In 1618 a farmer in Epsom, Surrey, tried to give his cows water from a well. They refused to drink because of the water’s bitter taste. However, the farmer noticed that the water seemed to heal scratches and rashes.

The fame of Epsom salts spread. Eventually they were recognised to be hydrated magnesium sulfate. Epsom salts have been traditionally used for treating minor cuts and bruises or as a laxative (“It went through me like a dose of salts!”) — magnesium ions ingested in large amounts are a laxative.

Adult human bodies contain about 24 grams of magnesium, with about half of it being found in bone.

Only about 1 per cent of magnesium is found in the blood, but the levels are kept very constant.

Other medical uses of magnesium compounds are as an antacid (milk of magnesia), as various antiseptics, to treat some heart arrhythmias and to delay labour in cases of premature labour.

Have you noticed that some products such as peanuts and pumpkin seeds have written on the packet “Naturally high in magnesium”?

There is some concern among health professional that we may not be taking in enough magnesium in our diets.
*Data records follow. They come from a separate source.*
template <int NPROD, int K, int NSEG, int RED, int EPI>
__global__ void __launch_bounds__(NUM_THREADS, 1) fused_aggregate_kernel(const __grid_constant__ Params p) {
    constexpr int NPART = NPROD == 3 ? 2 : 1;
    constexpr int ROW_BYTES = K * 2 * NPART;
    constexpr int KCH = K / 64;
    constexpr int NT = NPART * KCH;
    constexpr int TILE_BYTES = NMAX * 128;
    static_assert(NT * TILE_BYTES <= SLOT_BYTES, "slot size");
    constexpr bool BF16 = NPROD == 1;

    extern __shared__ unsigned char smem_raw[];
    unsigned char *ring = smem_raw + ((1024u - (smem_u32(smem_raw) & 1023u)) & 1023u);
    float *acc_s = reinterpret_cast<float *>(ring + ACC_OFF);
    float *agg_s = reinterpret_cast<float *>(ring + AGG_OFF);
    unsigned char *tail = ring + AGG_OFF + agg_bytes(p.B);
    Meta *meta_ring = reinterpret_cast<Meta *>(tail);
    Sched *sched = reinterpret_cast<Sched *>(tail + META_RING * sizeof(Meta));
    uint64_t *bars = reinterpret_cast<uint64_t *>(tail + META_RING * sizeof(Meta) + SCHED_RING * sizeof(Sched));
    uint64_t *x_full = bars, *x_empty = bars + 3, *sched_full = bars + 6, *sched_empty = bars + 10;
    uint64_t *acc_full = bars + 14, *acc_empty = bars + 15;

    const int warp = __shfl_sync(0xffffffffu, (int)(threadIdx.x >> 5), 0);
    const int lane = threadIdx.x & 31;
    if (threadIdx.x == 0) {
        for (int s = 0; s < NUM_SLOTS; ++s) { mbar_init(&x_full[s], 2 * GATHER_THREADS); mbar_init(&x_empty[s], 8); }
        for (int r = 0; r < SCHED_RING; ++r) { mbar_init(&sched_full[r], 1); mbar_init(&sched_empty[r], SCHED_READER_WARPS); }
        mbar_init(acc_full, 8);
        mbar_init(acc_empty, 4);
        for (int r = 0; r < TRACE_ROLES; ++r) trace_n[r] = 0;
        tc::mbar_init_fence();
    }
    __syncthreads();
    const int T = p.T;

    if (warp >= REDUCER_WARP0) {
        tc::reg_dealloc<REDUCER_REGS>();
        const int d = (int)threadIdx.x - REDUCER_WARP0 * 32, rw = warp - REDUCER_WARP0;
        const uint32_t aggcol_s = smem_u32(agg_s + d);
        const uint32_t accrow_s = smem_u32(acc_s + d * ACC_PITCH);
        const float IDENT = red_identity<RED>();
        for (int r = 0; r < p.B; ++r) agg_s[r * kD + d] = IDENT;
        StepGen<NSEG> gen{sched, sched_full, sched_empty, T, NMAX, lane};
        uint32_t sg = 0;
        float acc = IDENT;
        Step s;
        for (int ev; (ev = gen.next(s)) != 2;) {
            if (ev == 1) {
                trace_mark(p, 33, sg);
                named_bar_sync(RED_BAR_ID, 128);
                if constexpr (EPI == EPI_EGC) write_out_block_egc<RED>(&p, smem_u32(agg_s), s.blk * p.B, rw, 4, lane);
                else write_out_block<RED>(&p, smem_u32(agg_s), s.blk * p.B, rw, 4, lane);
                named_bar_sync(RED_BAR_ID, 128);
                trace_mark(p, 34, sg);
                continue;
            }
            if (s.seg != NSEG - 1) continue;
            trace_mark(p, 30, sg);
            mbar_wait(acc_full, sg & 1);
            trace_mark(p, 31, sg);
            const Meta *m = &meta_ring[sg % META_RING];
            const int n = s.n;
            constexpr int W = 16;
            for (int c0 = 0; c0 < n; c0 += W) {
                uint32_t vm[W];
#pragma unroll
                for (int j = 0; j < W / 4; ++j) {
                    const float4 v4 = lds_f32x4(accrow_s + (uint32_t)(c0 + 4 * j) * 4u);
                    vm[4 * j] = __float_as_uint(v4.x); vm[4 * j + 1] = __float_as_uint(v4.y);
                    vm[4 * j + 2] = __float_as_uint(v4.z); vm[4 * j + 3] = __float_as_uint(v4.w);
                }
                uint32_t addr[W];
#pragma unroll
                for (int j = 0; j < W / 4; ++j) {
                    const int4 o = *reinterpret_cast<const int4 *>(&m->tloff[c0 + 4 * j]);
                    addr[4 * j] = aggcol_s + o.x; addr[4 * j + 1] = aggcol_s + o.y;
                    addr[4 * j + 2] = aggcol_s + o.z; addr[4 * j + 3] = aggcol_s + o.w;
                }
                const uint32_t endw = (m->endmask[c0 >> 5] >> (c0 & 31)) & 0xFFFFu;
                const uint32_t prev_end = c0 == 0 ? 1u : (m->endmask[(c0 - 1) >> 5] >> ((c0 - 1) & 31)) & 1u;
                const uint32_t startw = (endw << 1) | prev_end;
                float pre[W];
#pragma unroll
                for (int c = 0; c < W; ++c) pre[c] = lds_f32(addr[c]);
                float t[W];
                constexpr bool ADD = RED == PTGNN_REDUCE_SUM || RED == PTGNN_REDUCE_MEAN;
#pragma unroll
                for (int c = 0; c < W; ++c) {
                    const float v = __uint_as_float(vm[c]);
                    t[c] = ADD ? __fadd_rn(pre[c], v) : red_op<RED>(pre[c], v);
                }
                continue_segment<RED>(t[0], acc, __uint_as_float(vm[0]), startw & 1u);
#pragma unroll
                for (int c = 1; c < W; ++c) continue_segment<RED>(t[c], t[c - 1], __uint_as_float(vm[c]), startw & (1u << c));
                acc = t[W - 1];
#pragma unroll
                for (int c = 0; c < W; ++c) sts_f32_if(addr[c], t[c], endw & (1u << c));
            }
            __syncwarp();
            if (lane == 0) mbar_arrive(acc_empty);
            trace_mark(p, 32, sg);
            ++sg;
        }
    } else if (warp >= GATHER_WARP0) {
        tc::reg_dealloc<PRODUCER_REGS>();
        if (warp == SCHED_WARP) {
            for (uint32_t i = 0;; ++i) {
                const uint32_t r = i % SCHED_RING;
                mbar_wait(&sched_empty[r], ((i / SCHED_RING) & 1) ^ 1);
                const long long blk = (long long)blockIdx.x + (long long)i * gridDim.x;
                const bool valid = blk < p.num_blocks;
                Sched *e = &sched[r];
                if (valid) {
                    for (int t = lane; t <= T; t += 32) e->off[t] = __ldg(p.group_off + blk * T + t);
                }
                if (lane == 0) e->blk = valid ? (int)blk : -1;
                __syncwarp();
                if (lane == 0) mbar_arrive(&sched_full[r]);
                if (!valid) break;
            }
        } else if (warp < GATHER_WARP0 + GATHER_THREADS / 32) {
            const int g = (int)threadIdx.x - GATHER_WARP0 * 32;
            const int q = g & 7, rsub = g >> 3;
            StepGen<NSEG> gen{sched, sched_full, sched_empty, T, NMAX, lane};
            uint32_t c_issue = 0, c_done = 0, sgc = 0;
            Step cur, nxt;
            bool has_nxt = false;
            int idx_nxt[NMAX / 8];
            int tl_a[NMAX / 64], tl_b[NMAX / 64];
            auto fetch = [&]() {
                int ev;
                do { ev = gen.next(nxt); } while (ev == 1);
                has_nxt = ev == 0;
                if (!has_nxt) return;
                if (nxt.seg == 0) {
#pragma unroll
                    for (int i = 0; i < NMAX / 8; ++i) {
                        const int r = rsub + 8 * i;
                        idx_nxt[i] = r < nxt.n ? __ldg(p.src_f + nxt.e + r) : -1;
                    }
#pragma unroll
                    for (int half = 0; half < NMAX / 64; ++half) {
                        const int c = g + 64 * half;
                        tl_a[half] = c < nxt.n ? (int)__ldg(p.tl_f + nxt.e + c) : -1;
                        tl_b[half] = c + 1 < nxt.n ? (int)__ldg(p.tl_f + nxt.e + c + 1) : -2;
                    }
                } else {
#pragma unroll
                    for (int i = 0; i < NMAX / 8; ++i) {
                        const int r = rsub + 8 * i;
                        idx_nxt[i] = r < nxt.n ? nxt.blk * p.B + (int)__ldg(p.tl_f + nxt.e + r) : -1;
                    }
                }
            };
            auto finish_meta = [&](const Step &st) {
                if (st.seg != 0) return;
                Meta *m = &meta_ring[sgc % META_RING];
#pragma unroll
                for (int half = 0; half < NMAX / 64; ++half) {
                    const int c = g + 64 * half;
                    const bool valid = tl_a[half] >= 0;
                    const bool end = valid && tl_b[half] != tl_a[half];
                    m->tloff[c] = valid ? tl_a[half] * (kD * 4) : 0;
                    const uint32_t word = __ballot_sync(0xffffffffu, end);
                    if (lane == 0) m->endmask[c >> 5] = word;
                }
                if (g == 0) m->n = st.n;
                ++sgc;
            };
            auto issue_next = [&]() {
                cur = nxt;
                int idx[NMAX / 8];
#pragma unroll
                for (int i = 0; i < NMAX / 8; ++i) idx[i] = idx_nxt[i];
                finish_meta(cur);
                const uint32_t slot = c_issue % NUM_SLOTS;
                trace_mark(p, 1, c_issue);
                mbar_wait(&x_empty[slot], ((c_issue / NUM_SLOTS) & 1) ^ 1);
                trace_mark(p, 2, c_issue);
                const unsigned char *rows = cur.seg == 0 ? p.src_rows : p.tgt_rows;
                const uint32_t sbase = smem_u32(ring + slot * SLOT_BYTES) + swz(rsub, q);
#pragma unroll
                for (int i = 0; i < NMAX / 8; ++i) {
                    if (idx[i] >= 0) {
                        const unsigned char *src = rows + (size_t)idx[i] * ROW_BYTES + q * 16;
#pragma unroll
                        for (int ti = 0; ti < NT; ++ti)
                            cp_async16(sbase + ti * TILE_BYTES + i * 1024, src + (ti / KCH) * (K * 2) + (ti % KCH) * 128, 16);
                    }
                }
                trace_mark(p, 3, c_issue);
                ++c_issue;
            };
            fetch();
            bool more = has_nxt;
            while (more) {
                const uint32_t slot = c_issue % NUM_SLOTS;
                issue_next();
                asm volatile("cp.async.mbarrier.arrive.noinc.shared::cta.b64 [%0];" ::"r"(smem_u32(&x_full[slot])) : "memory");
                trace_mark(p, 4, c_done);
                mbar_arrive(&x_full[slot]);
                ++c_done;
                fetch();
                more = has_nxt;
            }
            cp_async_wait<0>();
        }
    } else {
        tc::reg_alloc<CONSUMER_REGS>();
        const int eg = warp >> 2, ew = warp & 3;
        const int gq = lane >> 2, tq = lane & 3;
        const int f0 = 64 * eg + 16 * ew + gq;
        StepGen<NSEG> gen{sched, sched_full, sched_empty, T, NMAX, lane};
        uint32_t sg = 0, xs = 0;
        int w_t = -1, w_seg = -1;
        uint32_t wf[NPART][K / 16][4];
        float acc_m[32], acc_c[32];
        auto load_weights = [&](const Step &st) {
            const uint32_t *wp = reinterpret_cast<const uint32_t *>(p.wpack + (size_t)(st.t * NSEG + st.seg) * NPART * (K / 8) * 128);
#pragma unroll
            for (int part = 0; part < NPART; ++part)
#pragma unroll
                for (int ks = 0; ks < K / 16; ++ks)
#pragma unroll
                    for (int i = 0; i < 4; ++i) {
                        const int c4 = (part * (K / 8) + 2 * ks + (i >> 1)), f = f0 + 8 * (i & 1);
                        wf[part][ks][i] = __ldg(wp + ((size_t)c4 * 128 + f) * 4 + tq);
                    }
            w_t = st.t; w_seg = st.seg;
            trace_mark(p, 11, xs);
        };
        auto mma = [&](auto nb_tag, uint32_t slot_addr) {
            constexpr int NB = decltype(nb_tag)::value;
#pragma unroll
            for (int ks = 0; ks < K / 16; ++ks) {
                const int kc = ks >> 2, kk = ks & 3;
                const uint64_t x_hi = tc::make_smem_desc_sw128(slot_addr + kc * TILE_BYTES) + kk * 2;
                const uint64_t x_lo = tc::make_smem_desc_sw128(slot_addr + (KCH + kc) * TILE_BYTES) + kk * 2;
                auto one = [&](float (&dacc)[32], const uint32_t (&a)[4], uint64_t desc) {
                    if (NB == 1) tc::wgmma_16_rs_n16<BF16>(dacc, a, desc);
                    else if (NB == 2) tc::wgmma_16_rs_n32<BF16>(dacc, a, desc);
                    else if (NB == 3) tc::wgmma_16_rs_n48<BF16>(dacc, a, desc);
                    else tc::wgmma_16_rs_n64<BF16>(dacc, a, desc);
                };
                one(acc_m, wf[0][ks], x_hi);
                if (NPROD == 3) {
                    one(acc_c, wf[0][ks], x_lo);
                    one(acc_c, wf[NPART - 1][ks], x_hi);
                }
            }
        };
        Step s, nx;
        int ev = gen.next(s);
        while (ev != 2) {
            if (ev == 0) {
                trace_mark(p, 10, xs);
                if (s.t != w_t || s.seg != w_seg) load_weights(s);
                const uint32_t slot = xs % NUM_SLOTS;
                mbar_wait(&x_full[slot], (xs / NUM_SLOTS) & 1);
                tc::fence_proxy_async_smem();
                trace_mark(p, 12, xs);
                if (tc::warp_uniform(s.seg) == 0) {
#pragma unroll
                    for (int i = 0; i < 32; ++i) { acc_m[i] = 0.0f; acc_c[i] = 0.0f; }
                }
                const uint32_t slot_addr = smem_u32(ring + slot * SLOT_BYTES);
                const int nb = tc::warp_uniform((s.n + 15) >> 4);
                tc::wgmma_fence();
                using std::integral_constant;
                if (nb == 1) mma(integral_constant<int, 1>{}, slot_addr);
                else if (nb == 2) mma(integral_constant<int, 2>{}, slot_addr);
                else if (nb == 3) mma(integral_constant<int, 3>{}, slot_addr);
                else mma(integral_constant<int, 4>{}, slot_addr);
                tc::wgmma_commit();
                trace_mark(p, 13, xs);
                tc::wgmma_wait<0>();
                tc::fence_acc(acc_m);
                if (NPROD == 3) tc::fence_acc(acc_c);
                __syncwarp();
                if (lane == 0) mbar_arrive(&x_empty[slot]);
                trace_mark(p, 14, xs);
                ++xs;
                const int evn = gen.next(nx);
                if (evn == 0 && (nx.t != w_t || nx.seg != w_seg)) load_weights(nx);
                if (s.seg == NSEG - 1) {
                    trace_mark(p, 20, sg);
                    mbar_wait(acc_empty, (sg & 1) ^ 1);
                    trace_mark(p, 21, sg);
#pragma unroll
                    for (int j = 0; j < 8; ++j) {
                        if (8 * j < 16 * nb) {
#pragma unroll
                        for (int h = 0; h < 2; ++h) {
                            float v0 = acc_m[4 * j + 2 * h], v1 = acc_m[4 * j + 2 * h + 1];
                            if (NPROD == 3) {
                                v0 = fmaf(acc_c[4 * j + 2 * h], 1.0f / 2048.0f, v0); v1 = fmaf(acc_c[4 * j + 2 * h + 1], 1.0f / 2048.0f, v1);
                            } else {
                                v0 = __bfloat162float(__float2bfloat16_rn(v0)); v1 = __bfloat162float(__float2bfloat16_rn(v1));
                            }
                            *reinterpret_cast<float2 *>(acc_s + (f0 + 8 * h) * ACC_PITCH + 8 * j + 2 * tq) = make_float2(v0, v1);
                        }
                        }
                    }
                    __syncwarp();
                    if (lane == 0) mbar_arrive(acc_full);
                    trace_mark(p, 22, sg);
                    ++sg;
                }
                s = nx; ev = evn;
                continue;
            }
            ev = gen.next(s);
        }
    }
}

This may be due to us eating more refined foods and also because of modern fertilisers that contain no magnesium.

Recently research suggests a link between low dietary magnesium and the metabolic syndrome.

The metabolic syndrome is a disease condition identified by three or more factors including obesity, high blood pressure, high blood lipids and high blood glucose.

Diets that provide plenty of fruits and vegetables, which are a good source of potassium and magnesium, are associated with lower blood pressure.

Foods higher in these two minerals are usually also higher in fibre and lower in sodium and fat.

Some dietary surveys have suggested that a higher magnesium intake may reduce the risk of having a stroke or coronary heart disease.

A recent article in the European Journal of Nutrition indicated that “people with the highest dietary magnesium intake had a 64 per cent lower risk of having the metabolic syndrome compared to people with the lowest magnesium intake”.

It also suggested that elderly people with a higher magnesium intake were less likely to be overweight and had better blood glucose control.

So what is the best way to get your 300mg of magnesium per day?

You could try two shredded wheat (55mg), 1oz of cashews (75mg), 1 cup of soybeans (75mg), 1 baked potato with skin (55mg) and 1 cup of spinach (75mg).

That would give you 335mg of magnesium in a day.

Eating a variety of wholegrains, legumes and green vegetables every day will help provide sufficient magnesium and maintain normal storage levels of this mineral.

It should not be necessary to take magnesium supplements unless there is an underlying health condition such as diabetes, alcoholism or malabsorptive problems.

Doctors can evaluate magnesium status in the above conditions and decide on the need for supplementation.